Hassan Brim, Shibu Yooseph, Edward Lee, Zaki Sherif, Muneer Abbas, Adeyinka O. Laiyemo, Sudhir Varma, Manolito Torralba, Scot E. Dowd, Karen E. Nelson, Wimal Pathmasiri, Susan Sumner, Willem de Vos, Qiaoyi Liang, Jun Yu, Erwin Zoetendal and Hassan Ashktorab (2017). A Microbiomic Analysis in African Americans with Colonic Lesions Reveals Streptococcus sp.VT162 as a Marker of Neoplastic Transformation. Genes, 8(11), 314.
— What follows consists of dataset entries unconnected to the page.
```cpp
struct SkinnyGn { const float2* part; const float* gamma; const float* beta; int cpg; float eps; int silu;
                  const float2* part_b = nullptr; int nqa = 0; };
struct SkinnyExt { const void* x2; long ldx2; const void* w2; int Cin2; const float* bias2; };
bool conv_skinny_takes(int dtype, int Cin, int Cout, int taps, int B, int L);
int conv_skinny_ex(eegldm_ctx* ctx, int dtype, const void* x, long ldx, const void* w, int Cin, int Cout, int taps, const float* bias,
                   const float* rowvec, long ld_rowvec, const void* resid, long ldr, void* y, long ldy, int B, int L,
                   const SkinnyGn* gn, float2* part_out, const SkinnyExt* ext = nullptr);
int conv_skinny_try(eegldm_ctx* ctx, int dtype, const void* x, long ldx, const void* w, int Cin, int Cout, int taps, const float* bias,
                    const float* rowvec, long ld_rowvec, const void* resid, long ldr, void* y, long ldy, int B, int L);
int conv_ws2_try(eegldm_ctx*, int dtype, int dgrad, const void* x, const void* w, const float* bias, void* y, int B, int Lo,
                 float* col_parts = nullptr, int* col_nparts = nullptr);
int conv_ws_try(eegldm_ctx*, int dtype, const void* x, long ldx, const void* w, int Cin, int Cout, int transposed, const float* bias,
                const float* rowvec, long ld_rowvec, const void* resid, long ldr, void* y, long ldy, int B, int L,
                float* col_parts = nullptr, int* col_nparts = nullptr);

int op_conv_fwd(eegldm_ctx*, int dtype, const void* x, long ldx, const void* w, const float* bias, void* y, long ldy,
                int B, int Lin, int Cin, int Cout, int K, int stride, int pad_l, int pad_r,
// ... 58 lines not shown
```

synthetic-sleep-eeg-signal-generation-using-latent-diffusion-models_amd/csrc/unet.hip:

```cpp
#include <string.h>

#include <string>
#include <vector>

#include "net.h"

namespace {
constexpr int GN_G = 32;
struct Layer { int kind; ResDesc r; AttnDesc a; RsDesc s; };
inline int layer_cin(const Layer& l) { return l.kind == 0 ? l.r.cin : (l.kind == 1 ? l.a.c : l.s.c); }
inline int layer_cout(const Layer& l) { return l.kind == 0 ? l.r.cout : (l.kind == 1 ? l.a.c : l.s.c); }
inline int layer_len(const Layer& l, int L) {
  if (l.kind == 0) return l.r.updown == 1 ? L / 2 : (l.r.updown == 2 ? L * 2 : L);
  if (l.kind == 2) return l.s.up ? L * 2 : L / 2;
  return L;
}
struct Block { std::vector<Layer> layers; int cin, cout; };
}

struct eegldm_unet : NetBase {
  eegldm_unet_cfg cfg;
  int mc, te;
  long off_emb_w = 0, off_emb_b = 0, off_te0_w, off_te0_b, off_te2_w, off_te2_b, off_cin_w, off_cin_b, off_out_gw, off_out_gb, off_out_w, off_out_b;
  std::vector<Block> in_blocks, out_blocks; Block mid;
// ... 233 lines not shown
extern "C" int eegldm_unet_destroy(eegldm_unet* u) {
  if (!u) return 0;
  sampler_release(u);
  if (u->fuse_stats) (void)hipFree(u->fuse_stats);
  delete u;
  return 0;
}
extern "C" int eegldm_unet_set_dropout(eegldm_unet* u, float p, uint64_t seed) {
  EEG_CHECK(u, "null unet");
  EEG_CHECK(p >= 0.f && p < 1.f, "dropout probability %g outside [0, 1)", (double)p);
  u->dropout = p; u->drop_seed = seed; u->drop_ctr = 0;
  return 0;
}
extern "C" int eegldm_unet_num_entries(const eegldm_unet* u) { return (int)u->entries.size(); }
extern "C" long eegldm_unet_num_params(const eegldm_unet* u) { return u->nparams; }
extern "C" int eegldm_unet_set_grad_hook(eegldm_unet* u, eegldm_grad_hook fn, void* user) {
  EEG_CHECK(u, "null unet");
  u->grad_hook = fn; u->grad_hook_user = user;
  return 0;
}
extern "C" int eegldm_unet_entry(const eegldm_unet* u, int i, char* name, int cap, long* offset, long* numel, int* ndim, int shape[3]) {
  return entry_query(u, i, name, cap, offset, numel, ndim, shape);
}
extern "C" int eegldm_unet_bind(eegldm_unet* u, float* params, float* grads) {
  EEG_CHECK(u && params, "null argument");
  sampler_release(u);
  return u->bind(params, grads);
}
extern "C" int eegldm_unet_sync_weights(eegldm_unet* u) {
  EEG_CHECK(u, "null argument");
  return u->sync_weights();
}
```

Department of Pathology, Department of Medicine, Microbiology and Cancer Center, College of Medicine, Howard University, 2041 Georgia Avenue, Washington, DC 20060, USA
J. Craig Venter Institute, La Jolla, CA 92037, USA
HiThru Analytics, Laurel, MD 20877, USA
MRDNA/Molecular Research LP, Shallowater, TX 79363, USA
J. Craig Venter Institute, Rockville, MD 20850, USA
Systems and Translational Sciences, RTI International, NC 27709, USA
Laboratory of Microbiology, Department of Agrotechnology and Food Sciences, Wageningen University, 6708 PB Wageningen, The Netherlands
Institute of Digestive Disease and Department of Medicine and Therapeutics, State Key Laboratory of Digestive Disease, Li Ka Shing Institute of Health Sciences, CUHK Shenzhen Research Institute, The Chinese University of Hong Kong, Hong Kong, China
University of North Carolina at Chapel Hill, Common Fund Eastern Regional Comprehensive Metabolomics Resource Core, Chapel Hill, NC 27599, USA
Increasing evidence suggests a role of the gut microbiota in colorectal carcinogenesis (CRC). To detect bacterial markers of colorectal cancer in African Americans a metabolomic analysis was performed on fecal water extracts. DNA from stool samples of adenoma and healthy subjects and from colon cancer and matched normal tissues was analyzed to determine the microbiota composition (using 16S rDNA) and genomic content (metagenomics). Metagenomic functions with discriminative power between healthy and neoplastic specimens were established. Quantitative Polymerase Chain Reaction (q-PCR) using primers and probes specific to Streptococcus sp. VT_162 were used to validate this bacterium association with neoplastic transformation in stool samples from two independent cohorts of African Americans and Chinese patients with colorectal lesions. The metabolomic analysis of adenomas revealed low amino acids content. The microbiota in both cancer vs. normal tissues and adenoma vs. normal stool samples were different at the 16S rRNA gene level. Cross-mapping of metagenomic data led to 9 markers with significant discriminative power between normal and diseased specimens. These markers identified with Streptococcus sp. VT_162. Q-PCR data showed a statistically significant presence of this bacterium in advanced adenoma and cancer samples in an independent cohort of CRC patients. We defined metagenomic functions from Streptococcus sp. VT_162 with discriminative power among cancers vs. matched normal and adenomas vs. healthy subjects’ stools. Streptococcus sp. VT_162 specific 16S rDNA was validated in an independent cohort. These findings might facilitate non-invasive screening for colorectal cancer.